# I can spot cobia AND pay for gas!



## Waldo68 (Mar 24, 2014)

Hey guys,

I am coming to P-cola for all of April - have a serious addiction to cobia if you have room on your boat. I am experienced at sight fishing for them in Virginia Beach. Will pay my share of gas and bait and will help clean the boat (as a boat owner, I can't stand the guy that runs the moment he gets to the dock). I am a pretty decent spotter.
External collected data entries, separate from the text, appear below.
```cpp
int sg_prepare(vga_ctx *ctx, const sg_desc *descs, const uint64_t *q_src, const uint64_t *read_no, uint64_t n, uint64_t split, const char *d_reads,
               int remain_rule, sg_store &store)
// ... 3 lines not shown
    if (n == 0) return VGA_OK;
    if (n >= (1ull << 31)) return vga_set_error(ctx, VGA_ERR_UNSUPPORTED, "too many chains in one call");
    (void)hipSetDevice(ctx->device);
    hipStream_t st = ctx->stream;
    if (!ctx->sg_ws && !(ctx->sg_ws = vga_make_owned<void, sg_ws>())) throw std::bad_alloc();
    sg_ws &W = *(sg_ws *)ctx->sg_ws.get();
    if (!W.side) {
        int lo = 0, hi = 0;
        (void)hipDeviceGetStreamPriorityRange(&lo, &hi);
        (void)hi;
        VGA_HIP_CHECK_OOM(ctx, hipStreamCreateWithPriority(&W.side, hipStreamNonBlocking, lo));
    }
    const vga_dev_index &dix = ctx->index;
    W.nh = 2u * ((uint32_t)dix.n_nodes + 2u);
    W.words = (W.nh + 31u) / 32u;
    uint64_t waves = std::min<uint64_t>(n, 16ull * (uint64_t)ctx->n_cu);
    const uint64_t slab = 5ull * W.nh * sizeof(uint32_t);
    W.waves = std::max<uint64_t>(1, std::min<uint64_t>(waves, (4ull << 30) / slab));
    if (split > n) split = n;
    VGA_HIP_CHECK_OOM(ctx, W.d_desc.reserve(n)); VGA_HIP_CHECK_OOM(ctx, W.d_sum.reserve(n)); VGA_HIP_CHECK_OOM(ctx, W.d_off.reserve(n));
    VGA_HIP_CHECK_OOM(ctx, W.h_desc.reserve(n)); VGA_HIP_CHECK_OOM(ctx, W.h_sum.reserve(n)); VGA_HIP_CHECK_OOM(ctx, W.h_off.reserve(n));
    VGA_HIP_CHECK_OOM(ctx, W.d_bitmaps.reserve(n * W.words));
    VGA_HIP_CHECK_OOM(ctx, W.d_scratch.reserve(W.waves * 5ull * W.nh));
    memcpy(W.h_desc.p, descs, n * sizeof(sg_desc));
    W.q_src.assign(q_src, q_src + n);
    const char *dump = getenv("VGA_SG_DUMP");
    W.dump = dump ? dump : "";
    if (!W.dump.empty()) {
        W.read_no.assign(read_no, read_no + n);
        FILE *f = fopen(W.dump.c_str(), "w");
        if (!f) return vga_set_error(ctx, VGA_ERR_ARG, "VGA_SG_DUMP: cannot write %s", W.dump.c_str());
        fclose(f);
    }
    VGA_HIP_CHECK_OOM(ctx, hipMemcpyAsync(W.d_desc.p, W.h_desc.p, n * sizeof(sg_desc), hipMemcpyHostToDevice, st));
    store.n = n;
    store.split = split;
    store.sum = W.h_sum.p; store.off = W.h_off.p; store.d_off = W.d_off.p;
    store.d_reads = d_reads;
    store.part[1].p0 = split; store.part[1].p1 = n;
    return sg_run_part(ctx, W, store, 0, 0, split, st);
}

int sg_prepare_rest(vga_ctx *ctx, sg_store &store)
{
    if (store.part[1].ready) return VGA_OK;
    (void)hipSetDevice(ctx->device);
// ... 4 lines not shown
```

Measured before the change: 10610.

## Pack per-node records, cache bitmap window in LDS, reuse mark prefix sums in emit

Builds a packed 16-byte per-node record (length and edge ranges) and a presorted incoming-edge list at index load, so each node's data comes from one vector load and predecessor emission can scan sorted edges instead of repeatedly searching for the minimum. The mark kernel stages the subgraph bitmap window in shared memory and writes per-word prefix counts to a side buffer, which the emit kernel reuses rather than recounting. Emit also splits sequence copying into a separate coalesced word-wise pass and caches single-successor ranks for the reach pass. The cost is extra device memory for the side buffer and tables, plus a fallback path for windows that exceed the shared-memory size.

Result: no change. 10620 (median of 2 runs) (+0.1%).

```diff
diff --git a/rs-vgaligner_amd/csrc/vga_common.hpp b/rs-vgaligner_amd/csrc/vga_common.hpp
--- a/rs-vgaligner_amd/csrc/vga_common.hpp
+++ b/rs-vgaligner_amd/csrc/vga_common.hpp
@@ -51,6 +51,8 @@
     uint64_t probe_table_bytes = 0, probe_pos_bytes = 0;
     char *d_seq_fwd = nullptr;
     uint32_t *d_node_start = nullptr, *d_edge_idx = nullptr, *d_edges_to = nullptr, *d_edges = nullptr;
+    uint4 *d_sg_rec = nullptr;
+    uint32_t *d_edges_in_sorted = nullptr;
     std::vector<char> seq_fwd;
     std::vector<uint32_t> node_start;
     std::vector<uint32_t> edge_idx;
diff --git a/rs-vgaligner_amd/csrc/vga_ctx.hip b/rs-vgaligner_amd/csrc/vga_ctx.hip
--- a/rs-vgaligner_amd/csrc/vga_ctx.hip
+++ b/rs-vgaligner_amd/csrc/vga_ctx.hip
@@ -1,4 +1,5 @@
 #include "vga_common.hpp"
+#include "vga_sg_tables.hpp"
 
 #include <mutex>
 
@@ -139,6 +140,8 @@
     if (ix.d_edge_idx) (void)hipFree(ix.d_edge_idx);
     if (ix.d_edges_to) (void)hipFree(ix.d_edges_to);
     if (ix.d_edges) (void)hipFree(ix.d_edges);
+    if (ix.d_sg_rec) (void)hipFree(ix.d_sg_rec);
+    if (ix.d_edges_in_sorted) (void)hipFree(ix.d_edges_in_sorted);
     ix.cov.reset();
     ix.ps.reset();
     ix.pu.reset();
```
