@@ -1812,16 +1940,16 @@
         NVB_HIP( hipMemsetAsync( counts, 0, JOB_LIST_COUNT * JOB_COUNT_STRIDE * sizeof(uint32_t), s ) );
         if (by_quality)
             NVB_CHECK( NVB_LAUNCH( (ungapped_e2e31_kernel<RB,0,true>), grid, block, s, b, P, G, sc.pat_go, sc.pat_ge, scores, sinks, need_dp,
-                                   (const uint32_t*)nullptr, (const uint32_t*)nullptr, sc, out, third_mask ) );
+                                   (const uint32_t*)nullptr, (const uint32_t*)nullptr, sc, out, third_mask, nr ) );
         else
             NVB_CHECK( NVB_LAUNCH( (ungapped_e2e31_kernel<RB,0>), grid, block, s, b, P, G, sc.pat_go, sc.pat_ge, scores, sinks, need_dp,
-                                   (const uint32_t*)nullptr, (const uint32_t*)nullptr, sc, out, third_mask ) );
+                                   (const uint32_t*)nullptr, (const uint32_t*)nullptr, sc, out, third_mask, nr ) );
         if (fused)
             NVB_CHECK( NVB_LAUNCH( (chances_e2e31_kernel<RB>), dim3( job_list_grid( b.n ) + 2u ), block, s, b, P, G, lad, sc.pat_go, sc.pat_ge, scores, sinks,
                                    need_dp, (const uint32_t*)list_s, count_s, (const uint32_t*)list_t, count_t, (const uint32_t*)list_p, count_p, out ) );
         else
             NVB_CHECK( NVB_LAUNCH( (ungapped_e2e31_kernel<RB,1>), grid, block, s, b, P, G, sc.pat_go, sc.pat_ge, scores, sinks, need_dp,
-                                   (const uint32_t*)list_s, count_s, SchemeDev{}, out, 0u ) );
+                                   (const uint32_t*)list_s, count_s, SchemeDev{}, out, 0u, NarrowRule{ 1, 1, 0u } ) );
         if (fused)
             ;
         else if (gapc)
@@ -1829,11 +1957,25 @@
                                    need_dp, (const uint32_t*)list_t, count_t, (const uint32_t*)list_p, count_p, out ) );
         else if (third)
             NVB_CHECK( NVB_LAUNCH( (ungapped_e2e31_kernel<RB,2>), grid, block, s, b, P, G, sc.pat_go, sc.pat_ge, scores, sinks, need_dp,
-                                   (const uint32_t*)list_t, count_t, SchemeDev{}, out, 0u ) );
+                                   (const uint32_t*)list_t, count_t, SchemeDev{}, out, 0u, NarrowRule{ 1, 1, 0u } ) );
         const uint32_t* jl = job_list; const uint32_t* jc = job_count; ScratchBlock sorted;
         if (TYPE == NVBIO_SEMI_GLOBAL && sc.match == 0 && (b.algo & NVBIO_ALN_RAGGED_READS) && !(b.algo & NVBIO_ALN_NO_LENGTH_SORT))
             NVB_CHECK( sort_jobs_by_length( b, job_list, job_count, &jl, &jc, &sorted, s ) );
-        NVB_CHECK( (launch_pk_kernel<TYPE,RB>( b, sc, pairs, scores, sinks, jl, jc, s )) );
+        if (classes)
+        {
+            const NarrowJobs nj = { list_b, counts + 4u * JOB_COUNT_STRIDE, list_a, counts + 5u * JOB_COUNT_STRIDE, list_r, counts + 6u * JOB_COUNT_STRIDE };
+            NVB_CHECK( (launch_pk_kernel<TYPE,RB>( b, sc, pairs, scores, sinks, jl, jc, s, &nj )) );
+            NVB_CHECK( (launch_pk_kernel<TYPE,RB>( b, sc, pairs, scores, sinks, list_r, counts + 6u * JOB_COUNT_STRIDE, s )) );
+        }
+        else
+            NVB_CHECK( (launch_pk_kernel<TYPE,RB>( b, sc, pairs, scores, sinks, jl, jc, s )) );
+        if (routes)
+        {
+            const dim3 rgrid( (b.n + 255u) / 256u < 4096u ? (b.n + 255u) / 256u : 4096u );
+            NVB_HIP( hipMemsetAsync( routes, 0, b.n, s ) );
+            NVB_CHECK( NVB_LAUNCH( job_routes_kernel<false>, rgrid, block, s, out, b.n, classes, routes ) );
+            NVB_CHECK( NVB_LAUNCH( job_routes_kernel<true>,  rgrid, block, s, out, b.n, classes, routes ) );
+        }
         return NVBIO_OK;
     }
     if (TYPE == NVBIO_SEMI_GLOBAL && sc.match == 0 && (b.algo & NVBIO_ALN_RAGGED_READS) && !(b.algo & NVBIO_ALN_NO_LENGTH_SORT) && b.n > 1u)
@@ -1847,13 +1989,13 @@
 
 template <int BAND>
 static nvbio_status launch_score(int type, const BatchDev& b, const SchemeDev& sc, uint32_t rbits, uint32_t tbits,
-                                 int32_t* scores, uint2* sinks, hipStream_t s)
+                                 int32_t* scores, uint2* sinks, hipStream_t s, uint8_t* routes)
 {
     return with_value( AlnTypes(), type, [&](auto TYPE)
     {
         if (BAND == 31 && plain_gotoh( sc ) && packed_ok( TYPE, sc, b.max_read_len ) && !(b.algo & NVBIO_ALN_NO_PACKED_DP) &&
             tbits == 2 && (rbits == 4 || rbits == 2))
-            return rbits == 4 ? launch_pk<TYPE,4>( b, sc, scores, sinks, s ) : launch_pk<TYPE,2>( b, sc, scores, sinks, s );
+            return rbits == 4 ? launch_pk<TYPE,4>( b, sc, scores, sinks, s, routes ) : launch_pk<TYPE,2>( b, sc, scores, sinks, s, routes );
         const dim3 grid( (b.n + 127u) / 128u ), block( 128 );
         return with_bits( BitsAll(), rbits, tbits, [&](auto P)
         {
@@ -1945,14 +2087,27 @@
 }
 
 static nvbio_status banded_score(int device, uint32_t band, int type, const SchemeDev sc, const BatchDev& b, const nvbio_alignment_batch* batch,
-                                 int32_t* scores_dev, nvbio_uint2* sinks_dev, void* stream)
+                                 int32_t* scores_dev, nvbio_uint2* sinks_dev, void* stream, uint8_t* routes_dev = nullptr)
 {
     DeviceGuard g( device ); if (!g.ok) return NVBIO_ERR_NO_DEVICE;
     hipStream_t s = (hipStream_t)stream;
+    if (routes_dev) NVB_HIP( hipMemsetAsync( routes_dev, 1, b.n, s ) );
     return with_value( Bands(), band, [&](auto BAND)
     {
-        return launch_score<BAND>( type, b, sc, batch->read_bits, batch->text_bits, scores_dev, (uint2*)sinks_dev, s );
+        return launch_score<BAND>( type, b, sc, batch->read_bits, batch->text_bits, scores_dev, (uint2*)sinks_dev, s, routes_dev );
     }, [] { return NVBIO_ERR_UNSUPPORTED; } );
+}
+
+extern "C" nvbio_status nvbio_banded_gotoh_score_routes(int device, uint32_t band, nvbio_alignment_type type,
+                                                        const nvbio_gotoh_scheme* scheme, const nvbio_alignment_batch* batch,
+                                                        int32_t* scores_dev, nvbio_uint2* sinks_dev, uint8_t* routes_dev, void* stream)
+{
+    NVB_REQUIRE( scheme != nullptr, "scheme is NULL" );
+    BatchDev b; NVB_CHECK( make_batch( batch, &b ) );
+    NVB_CHECK( check_band( band, NVBIO_ERR_UNSUPPORTED ) );
+    if (b.n == 0) return NVBIO_OK;
+    NVB_REQUIRE( scores_dev && sinks_dev && routes_dev, "NULL output pointer" );
+    return banded_score( device, band, type, scheme_dev( scheme ), b, batch, scores_dev, sinks_dev, stream, routes_dev );
 }
 
 extern "C" nvbio_status nvbio_banded_gotoh_score(int device, uint32_t band, nvbio_alignment_type type,
diff --git a/profiles/r09_pk_row_loop_w6.s b/profiles/r09_pk_row_loop_w6.s
--- /dev/null
+++ b/profiles/r09_pk_row_loop_w6.s
@@ -0,0 +1,166 @@
+.LBB236_348:
+	v_lshrrev_b32_e32 v102, v191, v186
+	v_bitop3_b32 v102, v84, v102, 15 bitop3:0x78
+	v_alignbit_b32 v156, v156, v188, 31
+	v_bfe_i32 v200, v102, 0, 1
+	v_bfe_u32 v103, v186, v191, 4
+	v_alignbit_b32 v157, v157, v187, 31
+	v_xor_b32_e32 v200, v156, v200
+	v_bfe_i32 v102, v102, 1, 1
+	s_add_i32 s73, s78, s72
+	v_bitop3_b32 v102, v102, v200, v157 bitop3:0xde
+	v_cmp_gt_u32_e32 vcc, 4, v103
+	v_alignbit_b32 v158, v158, v189, 31
+	v_bfe_u32 v200, v82, v190, 4
+	v_cndmask_b32_e32 v102, -1, v102, vcc
+	v_cmp_ge_u32_e32 vcc, s73, v88
+	v_alignbit_b32 v159, v159, v83, 31
+	v_pk_maximum3_f16 v11, v11, v182, v182
+	v_cndmask_b32_e64 v103, 0, 1, vcc
+	v_or_b32_e32 v102, v102, v103
+	v_lshrrev_b32_e32 v103, v190, v82
+	v_bitop3_b32 v103, v85, v103, 15 bitop3:0x78
+	v_bfe_i32 v201, v103, 0, 1
+	v_xor_b32_e32 v201, v158, v201
+	v_bfe_i32 v103, v103, 1, 1
+	v_bitop3_b32 v103, v103, v201, v159 bitop3:0xde
+	v_cmp_gt_u32_e32 vcc, 4, v200
+	v_add_u32_e32 v191, v191, v97
+	v_lshlrev_b32_e32 v187, 2, v187
+	v_cndmask_b32_e32 v103, -1, v103, vcc
+	v_cmp_ge_u32_e32 vcc, s73, v89
+	v_lshlrev_b32_e32 v188, 2, v188
+	v_add_u32_e32 v190, v190, v99
+	v_cndmask_b32_e64 v200, 0, 1, vcc
+	v_or_b32_e32 v103, v103, v200
+	v_perm_b32 v200, v103, v102, s33
+	v_perm_b32 v102, v103, v102, s80
+	v_lshlrev_b32_e32 v182, 8, v102
+	v_pk_add_f16 v103, v91, v168
+	v_pk_add_f16 v168, v91, v185
+	v_and_b32_e32 v182, 0x20002000, v182
+	v_lshlrev_b32_e32 v83, 2, v83
+	v_lshlrev_b32_e32 v189, 2, v189
+	v_pk_fma_f16 v154, v182, v92, v154
+	v_pk_maximum3_f16 v168, v168, v183, v183
+	v_pk_add_f16 v183, v91, v184
+	v_lshlrev_b32_e32 v182, 9, v102
+	v_pk_maximum3_f16 v154, v168, v154, v154
+	v_and_b32_e32 v184, 0x20002000, v182
+	v_pk_add_f16 v182, v90, v154
+	v_pk_maximum3_f16 v185, v183, v170, v170
+	v_pk_fma_f16 v153, v184, v92, v153
+	v_pk_add_f16 v170, v91, v182
+	v_pk_add_f16 v180, v91, v180
+	v_pk_maximum3_f16 v153, v185, v153, v182
+	v_lshlrev_b32_e32 v183, 10, v102
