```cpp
hipError_t linear_fwd_bf16(const bf16* X, int ldx, const bf16* W, int ldw, const float* bias,
                           bf16* Y, int ldy, int M, int N, int K, int act, hipStream_t s);
__attribute__((weak)) hipError_t gemm_w4_fwd(const bf16* X, int ldx, const bf16* W, int ldw, const float* bias, bf16* Y,
                       int ldy, int M, int N, int K, int act, hipStream_t s);
hipError_t linear_dgrad_bf16(const bf16* dZ, int lddz, const bf16* W, int ldw, const bf16* Aprev,
                             int lda_prev, bf16* dX, int lddx, int M, int N, int K, int act,
                             hipStream_t s);
int wgrad_splits(int M, int N, int K);
void set_gemm_impl(int impl);
int get_gemm_impl();
void set_gemm_tile(int t);
void set_gemm_variant(int v);
void set_fwd_variant(int v);
void set_pp_prefetch(int v);
void set_pp256_order(int epi, int idx);
void set_store_policy(int p);
void set_slab_store_policy(int p);
void set_head_xcd_rows(int v);
hipError_t linear_fwd_bf16_stamped(const bf16* X, int ldx, const bf16* W, int ldw, const float* bias,
                                   bf16* Y, int ldy, int M, int N, int K, unsigned long long* stamps,
                                   hipStream_t s);
void set_group_async(int m);
void set_wgrad_splits(int s);
size_t wgrad_workspace_bytes(int M, int N, int K);
hipError_t linear_wgrad_bf16(const bf16* dZ, int lddz, const bf16* X, int ldx, float* dW,
                             float* db, int M, int N, int K, float* ws, hipStream_t s,
                             const SgdFuse* sgd = nullptr);
hipError_t gemm_bf16_generic(const bf16* A, int lda, int la, const bf16* B, int ldb, int lb,
                             int M, int N, int K, float* C, int ldc, hipStream_t s);
hipError_t gemm_bf16_generic_tile(const bf16* A, int lda, int la, const bf16* B, int ldb, int lb,
                                  int M, int N, int K, float* C, int ldc, int tile, hipStream_t s);
hipError_t splitk_reduce(const float* ws, int S, long long stride, int M, int N, float* out,
                         int ldo, const float* bws, long long bstride, float* bout,
                         const float* loss_part, int n_loss_part, float loss_scale,
                         float* loss_out, hipStream_t s, const SgdFuse* sgd = nullptr);
hipError_t slab_reduce(const SlabReduce& r, hipStream_t s);
hipError_t linear_wgrad_bf16_ex(const bf16* dZ, int lddz, const bf16* X, int ldx, float* dW,
                                float* db, int M, int N, int K, float* ws, hipStream_t s,
                                const SgdFuse* sgd, SlabReduce* pending, bf16* dW16, bf16* db16);
hipError_t linear_wgrad_bf16_deferred(const bf16* dZ, int lddz, const bf16* X, int ldx, float* dW,
                                      float* db, int M, int N, int K, float* ws, hipStream_t s,
                                      const SgdFuse* sgd, SlabReduce* pending);
struct DgradArgs {
  const bf16* dZ; int lddz; const bf16* W; int ldw; const bf16* Aprev; int lda_prev;
  bf16* dX; int lddx; int M, N, K, act;
};
struct WgradArgs {
  const bf16* dZ; int lddz; const bf16* X; int ldx; float* dW; float* db; int M, N, K;
  float* ws; SgdFuse sg;
  bf16* dW16 = nullptr; bf16* db16 = nullptr;
};
void set_bwd_group(int on);
bool bwd_group_supported(int rows, int out_f, int in_f);
hipError_t bwd_group(const DgradArgs* dg, const WgradArgs* wg, const SlabReduce* red,
                     SlabReduce* wg_pending, hipStream_t s);
bool wide_pair_wgrad_ok(int rows, int out_f, int in_f);
bool wide_pair_dgrad_ok(int rows, int out_f, int in_f);
hipError_t wide_pair(const WgradArgs& w1, const DgradArgs* dg, const WgradArgs* w2, hipStream_t s);
void set_wide_pair(int on);
bool experiments_built();
void set_sgd_epilogue(int form);
void set_stage_epi(int on);
bool wgrad_defer_ok(int M, int N, int K);
hipError_t linear_wgrad_bf16_out16_defer(const bf16* dZ, int lddz, const bf16* X, int ldx, bf16* dW16,
                                         bf16* db16, int M, int N, int K, const SgdFuse& other,
                                         const bf16* g16o, hipStream_t s);

constexpr int RB_MAXL = 4;
struct RowbandArgs {
  const bf16* X; int ldx;
  int rows, H, nh, act;
  int in;
  const bf16* Pf[RB_MAXL];
  const bf16* Pd[RB_MAXL];
  const bf16* W[RB_MAXL];
  const float* b[RB_MAXL];
  bf16* a[RB_MAXL];
  bf16* dz[RB_MAXL];
  const float* wh; const float* bh;
  const float* y;
  float inv_count;
  float* wslab; float* bslab; float* loss_part;
  int band_map;
  unsigned long long* stamps = nullptr;
  int out_pol = 0;
  int* zero_words = nullptr;
  int n_zero = 0;
  int* xsync = nullptr;
  float* hx = nullptr;
  int rbs_bands = 0;
  int rbs_map = 0;
  int rbs_local = 0;
  bf16* ka[RB_MAXL] = {};
  bf16* kz[RB_MAXL] = {};
  int kbands = 0;
};
bool rowband_split_ok(int rows, int H, int in, int nh, int act);
void set_rb_split(int v);
void set_rb_wgsmall(int v);
int rowband_error_word();
int rowband_split_stamp_slots();
void set_rb_store_policy(int pol);
void set_rb_fixup(int on);
void set_rowband_stamps(unsigned long long* buf);
int rowband_stamp_slots();
int rowband_blocks(int rows);
// ... 142 lines not shown
```

neural-networks-parallel-training-with-mpi_amd/utils/knobs.py:

```python
from __future__ import annotations

import os
from typing import Dict, Optional

EXPERIMENTS = "NNMPI_EXPERIMENTS"
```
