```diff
+def c1_balanced_policy(rowptr, rows=TILE_ROWS, ordered=False):
+    if ordered or rows != 64:
+        return None
+    rp = torch.as_tensor(rowptr, dtype=torch.int64, device="cpu")
+    n = int(rp.numel()) - 1
+    fixed = -(-n // rows)
+    if n < 1 or fixed > C1_MAX_TILES:
+        return None
+    edges = rp[torch.clamp(torch.arange(fixed + 1, dtype=torch.int64) * rows, max=n)]
+    if int((edges[1:] - edges[:-1]).max()) <= C1_TILE_CAP:
+        return None
+    first = c1_balanced_cut(rp, rows)
+    T = int(first.numel()) - 1
+    if T > C1_MAX_TILES or (fixed <= C1_FOLD_PARTIALS < T):
+        return None
+    return first
+
+
+def c1_balanced_tiles(n, rowptr, col, nnz, tiles):
+    if tiles is None or nnz <= 0 or not col.is_cuda:
+        return None
+    first = c1_balanced_policy(rowptr.cpu(), tiles["rows"], ordered=tiles.get("rowid") is not None)
+    if first is None:
+        return None
+    dev = col.device
+    T = int(first.numel()) - 1
+    rp_pad, shift = c1_padded_positions(rowptr.cpu(), first)
+    both = torch.cat([rp_pad, shift]).to(torch.int32).to(dev)
+    rowptr_pad, shift = both[:64 * T + 1], both[64 * T + 1:]
+    tile_ptr = torch.empty(T + 1, dtype=torch.int32, device=dev)
+    tile_cols = torch.empty(nnz, dtype=torch.int32, device=dev)
+    lid = torch.empty(nnz, dtype=torch.int16, device=dev)
+    work = _lib.workspace(lib().mgp_graph_tiles_workspace_bytes(64 * T, nnz), "graph", dev)
+    total, mc, me = ctypes.c_int64(0), ctypes.c_int32(0), ctypes.c_int32(0)
+    rc = lib().mgp_graph_tiles(64 * T, ptr(rowptr_pad), ptr(col), nnz, 64, None, None, None, ptr(tile_ptr), ptr(tile_cols),
+                               ptr(lid), ctypes.byref(total), ctypes.byref(mc), ctypes.byref(me), ptr(work), work.numel(),
+                               stream())
+    if rc == -3:
+        return None
+    check(rc, "mgp_graph_tiles")
+    if (mc.value + me.value // 4) * 4 > 65536 - 64 or (me.value & 3):
+        return None
+    tile_cols = tile_cols[:total.value].clone()
+    desc = _lib.C1TilesT(_lib.C1_TILES_MAGIC, int(n), tile_ptr.data_ptr(), tile_cols.data_ptr(), lid.data_ptr(), rowptr_pad.data_ptr(),
+                         shift.data_ptr(), T, mc.value, me.value, 0)
+    return dict(tile_ptr=tile_ptr, tile_cols=tile_cols, lid=lid, rowptr_pad=rowptr_pad, struct=desc,
+                tile_shift=shift, T=T, max_cols=mc.value, max_entries=me.value,
+                total_cols=total.value, first=first)
+
+
 def require_no_self_edges(graph, stage):
     count = int(getattr(graph, "self_edges", 0))
     if count:
@@ -122,13 +199,21 @@
 def build_tiles_auto(n, rowptr, col, nnz, points=None):
     t = build_tiles(n, rowptr, col, nnz)
     if t is None or t["reuse"] >= REORDER_BELOW_REUSE or n < 4 * TILE_ROWS:
-        return t
+        return with_c1_balanced(t, n, rowptr, col, nnz)
     if points is not None and points.dim() == 2 and points.shape[1] <= 3 and points.shape[0] == n:
         order = morton_order(points)
     else:
         order = bfs_order(n, rowptr, col)
     t2 = build_tiles(n, rowptr, col, nnz, order=order)
-    return t2 if (t2 is not None and t2["reuse"] > 1.3 * t["reuse"]) else t
+    return t2 if (t2 is not None and t2["reuse"] > 1.3 * t["reuse"]) else with_c1_balanced(t, n, rowptr, col, nnz)
+
+
+def with_c1_balanced(t, n, rowptr, col, nnz):
+    if t is not None and t.get("rowid") is None:
+        c1 = c1_balanced_tiles(n, rowptr, col, nnz, t)
+        if c1 is not None:
+            t["c1"] = c1
+    return t
 
 
 class KnnGraph:
diff --git a/manifold_gp_amd/parallel.py b/manifold_gp_amd/parallel.py
--- a/manifold_gp_amd/parallel.py
+++ b/manifold_gp_amd/parallel.py
@@ -195,6 +195,7 @@
             self.tiles, self.vals_t = g.tiles, d.vals_t
             if self.tiles is None:
                 raise RuntimeError("the partitioned solver needs the tile view of the graph")
+            self.tiles = {k: v for k, v in self.tiles.items() if k != "c1"}
             self.launch_rows = [g.n] * nu
             self.ghosts = [torch.empty(0, dtype=torch.int64, device=g.device) for _ in range(nu - 1)]
         else:
```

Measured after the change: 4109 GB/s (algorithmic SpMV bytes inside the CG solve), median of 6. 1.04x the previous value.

Please let me know if you need a hand!

240-462-2311
Waldo


----------



## Waldo68 (Mar 24, 2014)

Little more about myself in the hopes of proving I am not a yahoo and getting some interest - AD Navy for about 12 years, coming there for a month long school. Don't drink while I am fishing - all business! Run a 21 foot parker up here in Va Beach. Logged about 200 hours last year cobia fishing. Hope somebody has room for me!


----------



## 192 (Oct 1, 2007)

No drinking while cobe fishing? Amateur... j/k...sort of...


----------



## WhyMe (Apr 21, 2013)

That's what I'm saying...no drinking. You got to crack one open when you hit the pass. Or when the boat falls off the trailer at the boat launch. Hehe
WhyMe
Mako My Dayo


----------



## Chapman5011 (Mar 7, 2013)

The crisp sound of a can being opened brings the big ones from way off. They can smell the hops from a mile away. Making them hungry for big jigs.


----------



## THONAS J. RYAN (Jan 9, 2013)

*Nas oceana*

Retired from AIMD in 94 as a PR-1!!!! Who are you attached to and what school are you going to!!!!:thumbsup::thumbsup::thumbsup:


----------